About 40 people attended the wedding in the village of Wadi La’a, where the groom lived. As a wedding gift, she received three new dresses and a $20 wedding ring. She was to live with him and his family.

The trouble started on the first night, when he demanded that they share a mattress. She resisted, walking out of the room, only to have him follow.

Sometimes he beat her into submission. For weeks, she cried all day and dreaded the nights, when he would enter the room, blow out the oil lamp and demand sex.

“I asked him not to sleep next to me,” she recalls. “He told me: ‘No, we sleep together in the same room. Your father agreed to accept me as a husband.’”

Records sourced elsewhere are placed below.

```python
class CifInferArgs(C.Structure):

    _fields_ = [
        ("B", _i), ("T", _i), ("D", _i),
        ("z", _p), ("plen", _p), ("h", _p),
        ("alpha", _p), ("acc", _p), ("fired", _p), ("row", _p), ("sum_alpha", _p), ("ulen", _p), ("count", _p),
        ("out", _p),
    ]


class RowLnArgs(C.Structure):

    _fields_ = [
        ("M", _i), ("D", _i), ("K", _i),
        ("A", _p), ("lda", _l), ("W", _p), ("ldw", _l),
        ("gamma1", _p), ("beta1", _p), ("eps", _f), ("mean1", _p), ("rstd1", _p),
        ("bias", _p), ("res", _p), ("res_scale", _f), ("drop_p", _f), ("drop_seed", _u),
        ("out", _p), ("y1", _p), ("y1_dtype", _i),
        ("gamma2", _p), ("beta2", _p), ("y2", _p), ("mean2", _p), ("rstd2", _p),
        ("x", _p), ("dres", _p), ("dx", _p), ("gb", _p), ("bscale", _f), ("bp", _f), ("bseed", _u),
        ("part", _p), ("dgamma", _p), ("dbeta", _p),
    ]


class ReduceSeg(C.Structure):

    _fields_ = [("part", _p), ("N", _l), ("P", _i), ("accumulate", _i), ("out0", _p), ("out1", _p),
                ("split", _l)]


RNNT_SEARCH_MAX_LAYERS = 8


class RnntSearchArgs(C.Structure):

    _fields_ = [
        ("Tcap", _i), ("layers", _i), ("dec_dim", _i), ("H", _i), ("J", _i), ("V", _i),
        ("node_cap", _i), ("slot_cap", _i),
        ("w_dtype", _i),
        ("arena", _p), ("arena_bytes", _l),
        ("embed", _p),
        ("Wih", _p * RNNT_SEARCH_MAX_LAYERS), ("Whh", _p * RNNT_SEARCH_MAX_LAYERS),
        ("bih", _p * RNNT_SEARCH_MAX_LAYERS), ("bhh", _p * RNNT_SEARCH_MAX_LAYERS),
        ("Wd", _p), ("Wj", _p), ("bj", _p), ("enc_proj", _p),
    ]


SIGNATURES = {
    "lasr_version": [],
    "lasr_last_error": [],
    "lasr_set_dropout_counter": [_p],
    "lasr_counter_add": [_p, _u, _p],
    "lasr_gemm": [C.POINTER(GemmArgs), _p],
    "lasr_gemm_plan": [C.POINTER(GemmArgs), _p, _p, _p, _p],
    "lasr_gemm_dw_group": [C.POINTER(GemmArgs), _i, _p],
    "lasr_gemm_dw_group_order": [_i],
    "lasr_gemm_narrow_tiles": [_i],
    "lasr_relattn_fwd": [_p, _p, _l, _p, _p, _l, _p, _l, _i, _i, _i, _i, _p, _l, _l, _f, _p, _p, _l, _p],
    "lasr_relattn_fwd_qb": [_p, _l, _p, _p, _p, _p, _l, _p, _p, _l, _p, _l, _i, _i, _i, _i, _p, _l, _l, _f, _p, _p,
                            _l, _p],
    "lasr_attn_fwd": [_p, _l, _p, _p, _l, _i, _i, _i, _i, _i, _p, _l, _l, _f, _p, _p, _l, _p],
    "lasr_attn_bwd": [_p, _l, _p, _p, _l, _i, _i, _i, _i, _i, _p, _l, _l, _f, _p, _p, _p, _l, _p, _p, _p, _p,
                      _l, _p],
    "lasr_attn_fwd_split": [_p, _l, _p, _p, _l, _i, _i, _i, _i, _i, _p, _l, _l, _f, _p, _p, _l, _i, _p, _l, _p],
    "lasr_attn_bwd_split": [_p, _l, _p, _p, _l, _i, _i, _i, _i, _i, _p, _l, _l, _f, _p, _p, _p, _l, _p, _p, _p,
                            _p, _l, _i, _p, _l, _p],
    "lasr_attn_split_work": [_i, _i, _i, _i, _i],
    "lasr_attn_split_count": [_i, _i, _i, _i],
    "lasr_relattn_bwd": [_p, _p, _l, _p, _p, _l, _p, _l, _i, _i, _i, _i, _p, _l, _l, _f, _p, _p, _p, _l,
                         _p, _p, _p, _i, _i, _p, _p, _l, _p],
    "lasr_reduce_multi": [C.POINTER(ReduceSeg), _i, _p],
    "lasr_linear_res_ln": [C.POINTER(RowLnArgs), _p],
    "lasr_linear_dx_ln_bwd": [C.POINTER(RowLnArgs), _p],
    "lasr_dropout_scale": [_f],
    "lasr_colsum": [_p, _i, _l, _l, _l, _p, _i, _p, _l, _p],
    "lasr_layernorm2_fwd": [_p, _l, _i, _p, _p, _p, _p, _f, _p, _p, _p, _p, _p, _p, _p],
    "lasr_layernorm_fwd": [_p, _i, _l, _i, _p, _p, _f, _p, _i, _p, _p, _p, _i, _f, _u, _p],
    "lasr_layernorm_bwd": [_p, _i, _p, _i, _l, _i, _p, _p, _p, _p, _i, _p, _i, _p, _p, _p, _l,
                           _p, _i, _f, _f, _u, _p],
    "lasr_layernorm2_bwd": [_p, _p, _i, _p, _l, _i, _p, _p, _p, _p, _p, _p, _p, _p, _p, _p, _p, _i, _f, _f, _u,
                            _p],
    "lasr_branch_grad": [_p, _i, _l, _p, _i, _f, _f, _u, _p],
    "lasr_ctc_fwd": [_p, _i, _i, _i, _i, _l, _p, _i, _p, _p, _p, _p, _p, _p, _p, _p],
    "lasr_ctc_lattice": [_i, _i, _i, _p, _p, _p, _p, _p, _p, _p, _p],
    "lasr_rnnt_fwd": [_p, _i, _i, _i, _i, _i, _l, _p, _i, _p, _p, _i, _p, _p, _p, _p, _p, _p],
    "lasr_rnnt_bwd": [_p, _i, _i, _i, _i, _i, _l, _p, _i, _p, _p, _i, _p, _p, _p, _p, _p, _p, _i, _f, _p, _p],
    "lasr_joint_fwd": [_p, _p, _i, _i, _i, _i, _p, _i, _p],
    "lasr_joint_reduce": [_p, _i, _i, _i, _i, _i, _p, _p, _i, _p],
    "lasr_lstm_cell_fwd": [_p, _l, _p, _p, _i, _i, _p, _p, _i, _l, _p],
    "lasr_lstm_cell_bwd": [_p, _l, _p, _p, _p, _p, _i, _l, _p, _p, _i, _i, _p, _i, _l, _p, _p],
    "lasr_ctc_bwd": [_p, _i, _i, _i, _i, _l, _p, _i, _p, _p, _p, _p, _p, _p, _p, _i, _p, _i, _f, _p, _p],
    "lasr_lsm_kl_fwd": [_p, _i, _i, _i, _l, _p, _i, _f, _p, _p, _p],
    "lasr_lsm_kl_bwd": [_p, _i, _i, _i, _l, _p, _i, _f, _p, _p, _i, _f, _p, _p],
    "lasr_loss_combine": [_p, _i, _f, _p, _i, _f, _p, _p],
    "lasr_qbias_fwd": [_p, _i, _i, _i, _i, _i, _l, _p, _p, _p, _p, _p],
    "lasr_qbias_bwd": [_p, _p, _i, _i, _i, _i, _i, _p, _l, _p, _p, _p, _l, _p],
    "lasr_attn_softmax_fwd": [_p, _p, _i, _i, _i, _i, _i, _i, _p, _l, _l, _p, _i, _f, _u, _p, _p],
    "lasr_attn_softmax_bwd": [_p, _i, _p, _i, _i, _i, _i, _i, _p, _l, _l, _f, _u, _p, _i, _p],
    "lasr_relshift_bwd": [_p, _i, _i, _i, _i, _p, _p],
    "lasr_reduce_batch": [_p, _i, _i, _i, _i, _p, _i, _p],
    "lasr_conv1_fwd": [_p, _i, _i, _i, _i, _p, _p, _p, _i, _p],
    "lasr_conv1_bwd": [_p, _i, _i, _i, _i, _p, _i, _p, _p, _p, _l, _p],
    "lasr_conv2_gemm": [C.POINTER(Conv2Args), _p],
    "lasr_conv2_dx_w1_workspace": [_i, _i, _i, _i],
    "lasr_cif_fwd": [C.POINTER(CifArgs), _p],
    "lasr_cif_bwd": [C.POINTER(CifArgs), _p],
    "lasr_cif_infer": [C.POINTER(CifInferArgs), _p],
    "lasr_glancing_mix": [_l, _i, _p, _p, _p, _p, _p, _i, _p],
    "lasr_im2col3x3s2": [_p, _i, _i, _i, _i, _i, _p, _p],
    "lasr_col2im3x3s2": [_p, _i, _i, _i, _i, _i, _p, _p, _p],
    "lasr_permute_last2": [_p, _i, _l, _l, _l, _p, _i, _i, _i, _p],
    "lasr_glu_dwconv_fwd": [_p, _i, _i, _i, _i, _i, _p, _p, _p, _i, _p, _p],
    "lasr_dwconv_nparts": [_i, _i],
    "lasr_bn_finalize": [_p, _i, _i, _f, _f, _p, _p, _p, _p, _p, _p, _p, _p, _p, _i, _p],
    "lasr_bn_act_fwd": [_p, _i, _l, _i, _p, _p, _p, _i, _i, _p],
    "lasr_bn_act_bwd": [_p, _i, _p, _i, _l, _i, _p, _p, _p, _p, _p, _p, _p, _p, _i, _p, _l, _i, _i, _p],
    "lasr_glu_dwconv_bwd": [_p, _i, _p, _i, _i, _i, _i, _i, _p, _p, _p, _p, _p, _l, _p],
    "lasr_bn_act_glu_dwconv_bwd": [_p, _i, _p, _i, _i, _i, _i, _p, _p, _p, _p, _p, _p, _p, _p, _l, _i, _i,
                                   _p, _i, _i, _p, _p, _p, _p, _p, _l, _p],
    "lasr_cast": [_p, _i, _p, _i, _l, _p],
    "lasr_scale_add": [_p, _i, _p, _i, _f, _f, _p, _i, _l, _p],
    "lasr_embed_pe_fwd": [_p, _i, _i, _i, _p, _p, _f, _f, _u, _p, _i, _p],
    "lasr_embed_bwd": [_p, _i, _i, _p, _i, _f, _f, _u, _p, _p],
    "lasr_pe_fwd": [_p, _i, _l, _i, _i, _p, _f, _f, _u, _p, _i, _p],
    "lasr_u2_prep": [_p, _p, _p, _i, _i, _i, _i, _i, _i, _i, _p, _p, _p, _p, _p, _p, _p, _p],
    "lasr_u2_prep_ld": [_p, _p, _p, _i, _i, _i, _i, _i, _i, _i, _p, _p, _p, _p, _i, _p, _i, _p, _p, _p],
    "lasr_gemm_qbias_bwd": [C.POINTER(GemmArgs), _p, _p, _i, _i, _i, _i, _i, _p, _l, _p, _l, _p],
    "lasr_gemm_ln_fwd": [C.POINTER(GemmArgs), _p, _p, _f, _p, _i, _p, _p, _p],
    "lasr_gemm_ln_bwd": [C.POINTER(GemmArgs), _p, _i, _p, _p, _p, _p, _i, _p, _i, _p, _l, _p, _i, _f, _f, _u, _p],
    "lasr_u2_prep_chunk": [_p, _p, _p, _i, _i, _i, _i, _i, _i, _i, _p, _p, _u, _i,
                           _p, _p, _p, _p, _i, _p, _p, _i, _p, _p, _p],
    "lasr_pcm_to_float": [_p, _l, _p, _p],
    "lasr_fbank": [_p, _l, _i, _l, _p, _i, _p, _p, _i, _p, _p, _p, _i, _p],
    "lasr_resample_i16": [_p, _l, _i, _l, _p, _p, _i, _p, _l, _p, _l, _l, _p],
    "lasr_sumsq_nparts": [_l],
    "lasr_sumsq_partial": [_p, _l, _p, _l, _p],
    "lasr_adam_step": [_p, _p, _i, _p, _p, _p, _l, _p, _i, _p, _f, _i, _f, _f, _f, _f, _f, _f,
                       _f, _f, _p],
    "lasr_fill": [_p, _i, _l, _f, _p],
    "lasr_spec_augment": [_p, _p, _p, _p, _i, _i, _i, _i, _i, _p, _l, _p],
    "lasr_spec_augment_ws_bytes": [_i, _i],
    "lasr_logsoftmax_topk": [_p, _i, _l, _i, _l, _i, _p, _p, _p, _p, _p],
    "lasr_rnnt_search_workspace": [_i, _i, _i, _i, _i, _i, _i],
    "lasr_rnnt_search_init": [C.POINTER(RnntSearchArgs), _i, _p],
    "lasr_rnnt_search_expand": [C.POINTER(RnntSearchArgs), _i, _p],
    "lasr_rescore_workspace": [_i, _i],
    "lasr_rescore_search": [_p, _l, _i, _i, _i, _i, _i, _p, _p, _p, _p],
    "lasr_rescore_prep": [_p, _l, _i, _i, _i, _i, _p, _p, _i, _p, _p, _p],
    "lasr_rescore_pick": [_p, _l, _i, _i, _p, C.c_double, _p],
    "lasr_w2v_conv0_fwd": [_p, _i, _i, _i, _i, _i, _p, _p, _p, _p],
    "lasr_w2v_conv0_dw_parts": [_i, _i],
    "lasr_w2v_conv0_dw": [_p, _p, _i, _i, _i, _i, _i, _i, _p, _p, _l, _p],
    "lasr_w2v_ln_act_fwd": [_p, _i, _l, _i, _p, _p, _f, _i, _p, _i, _p, _p, _p],
    "lasr_w2v_ln_act_bwd": [_p, _i, _p, _i, _l, _i, _p, _p, _p, _p, _i, _p, _i, _p, _p, _p, _l, _p],
    "lasr_w2v_col2im1d": [_p, _i, _i, _i, _i, _i, _i, _i, _p, _p],
    "lasr_w2v_group_pack": [_p, _i, _i, _i, _i, _i, _i, _p, _i, _p, _p, _i, _p],
    "lasr_w2v_group_unpack": [_p, _i, _p, _i, _p, _i, _i, _i, _i, _p, _p],
    "lasr_w2v_group_colsum": [_p, _i, _i, _l, _i, _p, _p],
    "lasr_w2v_mask_fwd": [_p, _p, _i, _i, _i, _i, _p, _p],
    "lasr_w2v_mask_bwd": [_p, _p, _i, _i, _i, _i, _p, _p],
    "lasr_w2v_gather_rows": [_p, _i, _l, _l, _p, _i, _i, _i, _i, _p, _i, _p],
    "lasr_w2v_scatter_rows": [_p, _i, _p, _i, _i, _i, _i, _p, _l, _l, _i, _p],
    "lasr_w2v_gumbel_fwd": [_p, _i, _p, _u, _f, _i, _l, _i, _i, _p, _i, _p, _i, _p, _p],
    "lasr_w2v_gumbel_bwd": [_p, _i, _p, _u, _f, _i, _l, _i, _i, _p, _i, _p, _i, _p, _p, _i, _p, _p],
    "lasr_w2v_contrast_fwd": [_p, _p, _p, _p, _i, _i, _i, _i, _i, _f, _p, _p, _p, _p, _p],
    "lasr_w2v_contrast_bwd": [_p, _p, _p, _p, _i, _i, _i, _i, _i, _f, _p, _p, _p, _p, _p, _l, _p],
}
_RESTYPES = {"lasr_last_error": C.c_char_p, "lasr_spec_augment_ws_bytes": C.c_int64,
             "lasr_rnnt_search_workspace": C.c_int64, "lasr_rescore_workspace": C.c_int64,
             "lasr_conv2_dx_w1_workspace": C.c_int64, "lasr_attn_split_work": C.c_int64,
             "lasr_dropout_scale": C.c_float}


class NativeError(RuntimeError):
    pass


_lib = None


def load():
    global _lib
    if _lib is not None:
        return _lib
    want = os.environ.get("LITEASR_HIP_LIB")
    if want and os.path.abspath(want) != os.path.abspath(LIB_PATH):
        raise NativeError(f"LITEASR_HIP_LIB={want} does not select the library (this process loads {LIB_PATH}); "
                          "run `python tools/with_lib.py LIB script.py` to use another build")
    if not os.path.exists(LIB_PATH):
        raise NativeError(
            f"libliteasr_hip.so not found at {LIB_PATH}; build it with `make` "
            "(the HIP path has no fallback)"
        )
    lib = C.CDLL(LIB_PATH)
    for name, argtypes in SIGNATURES.items():
        fn = getattr(lib, name)
        fn.argtypes = argtypes
        fn.restype = _RESTYPES.get(name, C.c_int)
    _lib = lib
    return lib


def call(name, *args):
    lib = _lib if _lib is not None else load()
    rc = getattr(lib, name)(*args)
    if rc != 0:
        msg = lib.lasr_last_error().decode(errors="replace")
        raise NativeError(f"{name} failed ({rc}): {msg}")
    return rc


def exported_symbols():
    return sorted(SIGNATURES)
```

### liteasr_amd/csrc/gemm.hip

```cpp
#include "gemm_kernel.h"
#include <algorithm>


template <bool AKC, bool BKC, typename TC>
void launch_bf16(const GemmP& p, int BM, int BN, int ks, int nw, bool glds, dim3 grid, hipStream_t st);
#define LASR_EXTERN_LAUNCH(ak, bk)                                                                         \
  extern template void launch_bf16<ak, bk, float>(const GemmP&, int, int, int, int, bool, dim3, hipStream_t); \
  extern template void launch_bf16<ak, bk, bf16_t>(const GemmP&, int, int, int, int, bool, dim3, hipStream_t);
LASR_EXTERN_LAUNCH(true, true)
LASR_EXTERN_LAUNCH(true, false)
LASR_EXTERN_LAUNCH(false, true)
LASR_EXTERN_LAUNCH(false, false)
#undef LASR_EXTERN_LAUNCH

template <typename TC>
static void dispatch(const GemmP& p, bool akc, bool bkc, int bf16in, int BM, int BN, int ks, int nw, bool glds,
                     dim3 grid, hipStream_t st) {
  if (bf16in) {
    if (akc && bkc) launch_bf16<true, true, TC>(p, BM, BN, ks, nw, glds, grid, st);
    else if (akc) launch_bf16<true, false, TC>(p, BM, BN, ks, nw, glds, grid, st);
    else if (bkc) launch_bf16<false, true, TC>(p, BM, BN, ks, nw, glds, grid, st);
    else launch_bf16<false, false, TC>(p, BM, BN, ks, nw, glds, grid, st);
  } else {
    if (akc && bkc) gemm_f32_kernel<true, true, TC><<<grid, 256, 0, st>>>(p);
    else if (akc) gemm_f32_kernel<true, false, TC><<<grid, 256, 0, st>>>(p);
    else if (bkc) gemm_f32_kernel<false, true, TC><<<grid, 256, 0, st>>>(p);
    else gemm_f32_kernel<false, false, TC><<<grid, 256, 0, st>>>(p);
  }
}

static int narrow_n_tiles = 1;
extern "C" int lasr_gemm_narrow_tiles(int on) {
  narrow_n_tiles = on != 0;
  return LASR_OK;
}
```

On a visit to her parents’ house back in the capital weeks later, she wept that her husband was doing unmentionable things to her. Her father claimed there was nothing he could do.

“My cousins would have killed me if I brought dishonour to the family by asking for a divorce,” he said.

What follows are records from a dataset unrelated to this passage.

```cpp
struct LaunchInfo { bool gn_done = false; int row_groups = 0; };
static int launch_igemm_impl(const IgemmArgs& a, hipStream_t s, LaunchInfo* li) {
    const int cin = a.c0 + a.c1;
    if (!a.a0 || !a.w || !a.out) CS_FAIL(CS_E_ARG, "igemm: a0, w, out required");
    if (a.taps != 1 && a.taps != 9) CS_FAIL(CS_E_ARG, "igemm: taps must be 1 or 9");
    if (cin % BK || a.c0 % BK || (a.c1 && !a.a1)) CS_FAIL(CS_E_SHAPE, "igemm: channels (%d,%d) must be multiples of %d", a.c0, a.c1, BK);
    if (a.B <= 0 || a.Ho <= 0 || a.Wo <= 0) return (a.B < 0) ? CS_E_SHAPE : CS_OK;
    if (a.taps == 1 && (a.stride != 1 || a.upsample || a.Hi != a.Ho || a.Wi != a.Wo)) CS_FAIL(CS_E_ARG, "igemm: 1x1 needs stride 1, no upsample");
    if (a.geglu && (a.N % 256) && (a.N % 320)) CS_FAIL(CS_E_SHAPE, "igemm: GEGLU needs N %% 256 == 0 or N %% 320 == 0 (N=%d)", a.N);
    IgemmParams p;
    p.a0 = a.a0; p.a1 = a.a1; p.c0 = a.c0; p.c1 = a.c1;
    p.Hi = a.Hi; p.Wi = a.Wi; p.Ho = a.Ho; p.Wo = a.Wo; p.HoWo = a.Ho * a.Wo;
    p.stride = a.stride; p.upsample = a.upsample; p.pad_lo = a.pad_after_only ? 0 : 1;
    if (a.pad_after_only && !(a.taps == 9 && a.stride == 2)) CS_FAIL(CS_E_ARG, "igemm: pad_after_only is the stride-2 3x3 form");
    p.M = a.B * a.Ho * a.Wo; p.N = a.N; p.cpt = cin / BK; p.KT = a.taps * p.cpt; p.Ktot = a.taps * cin;
    p.w = a.w; p.bias = a.bias; p.temb = a.temb; p.temb_stride = a.temb_stride; p.res = a.res; p.out = a.out;
    p.res_lo = a.res ? a.res_lo : nullptr; p.out_lo = a.out_lo; p.lo8 = (a.lo8 && (p.res_lo || p.out_lo)) ? 1 : 0;
    const bool conv3_early = a.taps == 9;
    p.row_stats = a.row_stats;
    p.ln_stats = a.ln_stats; p.ln_groups = a.ln_groups; p.ln_inv_c = 1.0f / (float)cin; p.ln_eps = a.ln_eps; p.ln_s = a.ln_s; p.ln_b = a.ln_b;
    if (a.ln_stats) {
        if (a.taps != 1 || a.c1 || a.temb || a.res || a.out_lo || a.row_stats || a.gn_stats)
            CS_FAIL(CS_E_ARG, "igemm: a folded LayerNorm (ln_stats) is the epilogue of a plain linear layer (one source, no temb / residual / lo plane / statistics)");
        if (!a.ln_s || !a.ln_b || a.ln_groups < 1) CS_FAIL(CS_E_ARG, "igemm: ln_stats needs ln_s, ln_b and ln_groups >= 1");
    }
    if (a.row_stats && (a.geglu || a.gn_stats)) CS_FAIL(CS_E_ARG, "igemm: row_stats excludes GEGLU and gn_stats");
    if (a.row_stats && !a.row_stats_groups) CS_FAIL(CS_E_ARG, "igemm: row_stats needs row_stats_groups (the layout the chosen kernel wrote is returned there)");
    p.a0_lo = a.a0_lo; p.a1_lo = a.c1 ? a.a1_lo : nullptr; p.KTh = p.KT;
    const int lnm = a.ln_stats ? 1 : (a.row_stats && !conv3_early ? 2 : 0);
    const bool split_a = a.a0_lo != nullptr;
    if (split_a) {
        if (a.taps != 1 || a.geglu) CS_FAIL(CS_E_ARG, "igemm: a split-fp16 A operand (a0_lo) is built for 1x1 / linear layers without GEGLU");
// ... 69 lines not shown
        }
        const bool pays = tiles_m * tiles_n * splits >= 160;
        const int tin_w = a.upsample ? TW / 2 : TW, tin_h = a.upsample ? TH / 2 : TH;
        HaloParams h;
        h.HALO_W = tin_w + 2; h.HALO_IMG = (tin_h + 2) * (tin_w + 2); h.NHALO = IPT * h.HALO_IMG; h.NQ = (h.NHALO + 7) / 8;
        if ((pays || use_halo == 2 || use_halo == 3) && h.NHALO <= HALO_ROWS_MAX && h.NQ <= 64 && (PP == 1 || IPT == 1)) {
            h.e = p; h.e.tiles_n = tiles_n; h.e.nblk = tiles_m * tiles_n; h.e.row_stats = nullptr; h.e.pn = choose_xcd_grid(tiles_m, tiles_n, a_bytes, w_bytes);
            h.x = a.a0; h.w = a.w; h.Cin = cin; h.H = a.Hi; h.W = a.Wi; h.B = a.B; h.NC = NC; h.Ho = Ho; h.Wo = Wo;
            h.tw_shift = TW == 16 ? 4 : 3; h.trw_shift = 0; while ((1 << h.trw_shift) < TRW) ++h.trw_shift;
            h.PX = PX; h.PP = PP;
            h.splits = splits; h.partial = a.splitk_ws; h.sched = wide ? 2 : 0;
            const size_t l = 2 * (HALO_ROWS_MAX * 128) + 3 * ((size_t)hbn * (wide ? 64 : 128));
            const dim3 grid(h.e.nblk, splits);
            int rc;
            if (lw) {
                constexpr size_t llw_max = 2 * (HALO_ROWS_MAX * 128) + 3 * (160 * 128);
                const size_t llw = 2 * ((size_t)h.NQ * 1024) + 3 * ((size_t)hbn * 128);
                const bool fast = TW == 16 && TH == 16 && tune().conv_lw != 2 && (a.upsample ? (h.HALO_W == 10 && h.NQ == 13) : (h.HALO_W == 18 && h.NQ == 41));
                const bool fast8 = hbn == 160 && TW == 8 && TH == 8 && !a.upsample && IPT == 4 && PP == 1 && h.HALO_W == 10 && h.NQ == 50 && tune().conv_lw != 2 &&
                                   !((tune().debug & 16384) != 0);
                typedef void (*lw_fn)(HaloParams);
                static const lw_fn variants[11] = {conv3_lw_kernel<false, 160, false, true>, conv3_lw_kernel<false, 160>, conv3_lw_kernel<true, 160>,
                                                   conv3_lw_kernel<false, 160, true, true>, conv3_lw_kernel<false, 160, true, false>, conv3_lw_kernel<true, 160, false, true>,
                                                   conv3_lw_kernel<false, 128, false, true>, conv3_lw_kernel<false, 128>, conv3_lw_kernel<true, 128>, conv3_lw_kernel<true, 128, false, true>,
                                                   conv3_lw_kernel<false, 160, false, 2>};
                static bool configured_lw = false;
                if (!configured_lw) {
                    for (lw_fn f : variants)
                        CS_CHECK_HIP(hipFuncSetAttribute(reinterpret_cast<const void*>(f), hipFuncAttributeMaxDynamicSharedMemorySize, (int)llw_max));
                    configured_lw = true;
                }
                auto launch = [&](lw_fn kfn) -> int { hipLaunchKernelGGL(kfn, grid, dim3(512), llw, s, h); return CS_OK; };
                const bool trace = (tune().debug & 16384) && !a.upsample;
                if (fast8) rc = launch(variants[10]);
                else if (hbn == 128) rc = launch(variants[a.upsample ? (fast ? 9 : 8) : (fast ? 6 : 7)]);
                else if (trace) rc = launch(variants[fast ? 3 : 4]);
                else if (a.upsample) rc = launch(variants[fast ? 5 : 2]);
                else rc = launch(variants[fast ? 0 : 1]);
                if (rc != CS_OK) return rc;
                rc = CS_OK;
            } else if (wide && hbn == 320) rc = a.upsample ? launch_halo<true, 320, 2>(h, grid, l, s) : launch_halo<false, 320, 2>(h, grid, l, s);
            else if (wide) rc = a.upsample ? launch_halo<true, 256, 2>(h, grid, l, s) : launch_halo<false, 256, 2>(h, grid, l, s);
            else if (hbn == 160) rc = a.upsample ? launch_halo<true, 160, 1>(h, grid, l, s) : launch_halo<false, 160, 1>(h, grid, l, s);
            else rc = a.upsample ? launch_halo<true, 128, 1>(h, grid, l, s) : launch_halo<false, 128, 1>(h, grid, l, s);
            if (rc != CS_OK) return rc;
            CS_CHECK_LAUNCH();
            li->gn_done = stats_ok && (splits == 1 || reduce_leaves_stats(h.e));
            if (splits > 1) return launch_splitk_reduce(h.e, (const float*)a.splitk_ws, splits, s);
            return CS_OK;
        }
    }
    if (a.geglu && conv3) CS_FAIL(CS_E_ARG, "igemm: GEGLU epilogue only for linear layers");
    if (tune().biggemm && !conv3 && a.N % 320 == 0) {
        const int tiles_m = (p.M + 255) / 256, tn = a.N / 320;
        if (tiles_m * tn >= 192 || tune().biggemm == 2) {
            p.tiles_n = tn; p.nblk = tiles_m * tn; p.pn = choose_xcd_grid(tiles_m, tn, a_bytes, w_bytes); li->gn_done = stats_ok; li->row_groups = a.N / 160;
            p.gm = tune().gemm_gm >= 0 ? (tune().gemm_gm > 1 ? tune().gemm_gm : 1) : (tn >= 12 ? 4 : 1);
            constexpr size_t lds = 2 * (256 * BK * 2 + 320 * BK * 2);
            static bool configured = false;
            if (!configured) {
                CS_CHECK_HIP(hipFuncSetAttribute(reinterpret_cast<const void*>(gemm_big_kernel<false, 320>), hipFuncAttributeMaxDynamicSharedMemorySize, (int)lds));
                CS_CHECK_HIP(hipFuncSetAttribute(reinterpret_cast<const void*>(gemm_big_kernel<true, 320>), hipFuncAttributeMaxDynamicSharedMemorySize, (int)lds));
                configured = true;
            }
            const bool off32 = (double)p.M * (a.c0 > a.c1 ? a.c0 : a.c1) * 2 < 4.0e9 && (double)a.N * p.Ktot * 2 < 4.0e9;
            if ((split_a || lnm || epi == 1) && !(tune().gemm_w8 && off32 && !tune().debug)) goto generic_tiles;
            if (tune().gemm_w8 && off32 && !tune().debug) {
// ... 126 lines not shown
```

But her mother’s sister discreetly advised her to go to court.
The bewildered judge who found Nujood on the bench decided to bring her to his house for the weekend.

His daughters had a swing and toys she had never seen before. They had satellite television, and for three days she feasted on cartoons.

Once the work week began, the judge dispatched soldiers to arrest Nujood’s father and husband. He placed Nujood in the care of an uncle, her mother’s brother.

Still the lawyers and judges had no idea how to handle her case. Nujood and her uncle languished in the courthouse for days until a middle-aged woman, the only one in the courthouse without a headdress covering her face, approached them.

“Are you Nujood?” asked lawyer Shada Nasser, among Yemen’s leading women’s rights activists. “Are you the one asking for divorce?"

Nujood replied she was.

“I couldn’t believe my eyes,” Nasser said. The girl reminded her of her own daughter, Lamia, 8 years old.

Nasser went to the cell where Thamer, the husband, was being held, and was shocked at the age difference between the two. “Why did you sleep with her?” she demanded. “She’s a little girl.”

He didn’t deny it, Nasser recalled. Instead, he complained that Nujood’s father had said she was much taller and better looking than she really was.

Nasser vowed to Nujood that she would take her case without pay and that she would take care of her. She took her to her upscale home and offered to let her stay there.

Outraged, Nasser also called her contacts at the Yemen Times, the country’s English-language newspaper. The story of the brave little girl who went to court on her own to stand up for her rights captivated the country.

News agencies picked up the story and sent it around the world. By the time a sympathetic judge agreed to hear her case several weeks later, media packed into the courtroom. Verbally, the judge, Mohammad Ghadi, was merciless to the husband.

“You could not find another woman to marry in all of Yemen?” he demanded of Thamer. But legally, there was little he could do. No provision in Yemeni law provides for enforcement of sexual abuse charges within a marriage.

Not only did the husband and father go free but Thamer demanded $250, the equivalent of four months’ salary for a poor Yemeni, to agree to a divorce. A sympathetic lawyer donated the cash.

Nujood was elated. “She was smiling,” Nasser recalled. “She said, ‘I want chocolate. I want pears, cake and toys.’”

Nurturing hope

Nasser bought her some new clothes. Donations began pouring in, with several wealthy Europeans offering to pay for her education. One newspaper held a big party for her in its office. A Yemeni journalist gave her a mobile phone.

When the controversy died down, Nujood insisted on going back to live with her parents again, most likely because she is very close to her sister Haifa, 8. Her father promised her that he would not marry off her or any of her sisters.

The girl has refused to see a psychologist or a gynaecologist. She says she doesn’t like doctors. And besides, she says, the experience has made her stronger and wiser.

She says that she looks forward to beginning the third grade and pursuing dreams she never knew she had.

“I want to defend oppressed people,” she says. “I want to be like Shada. I want to be an example to the other girls.”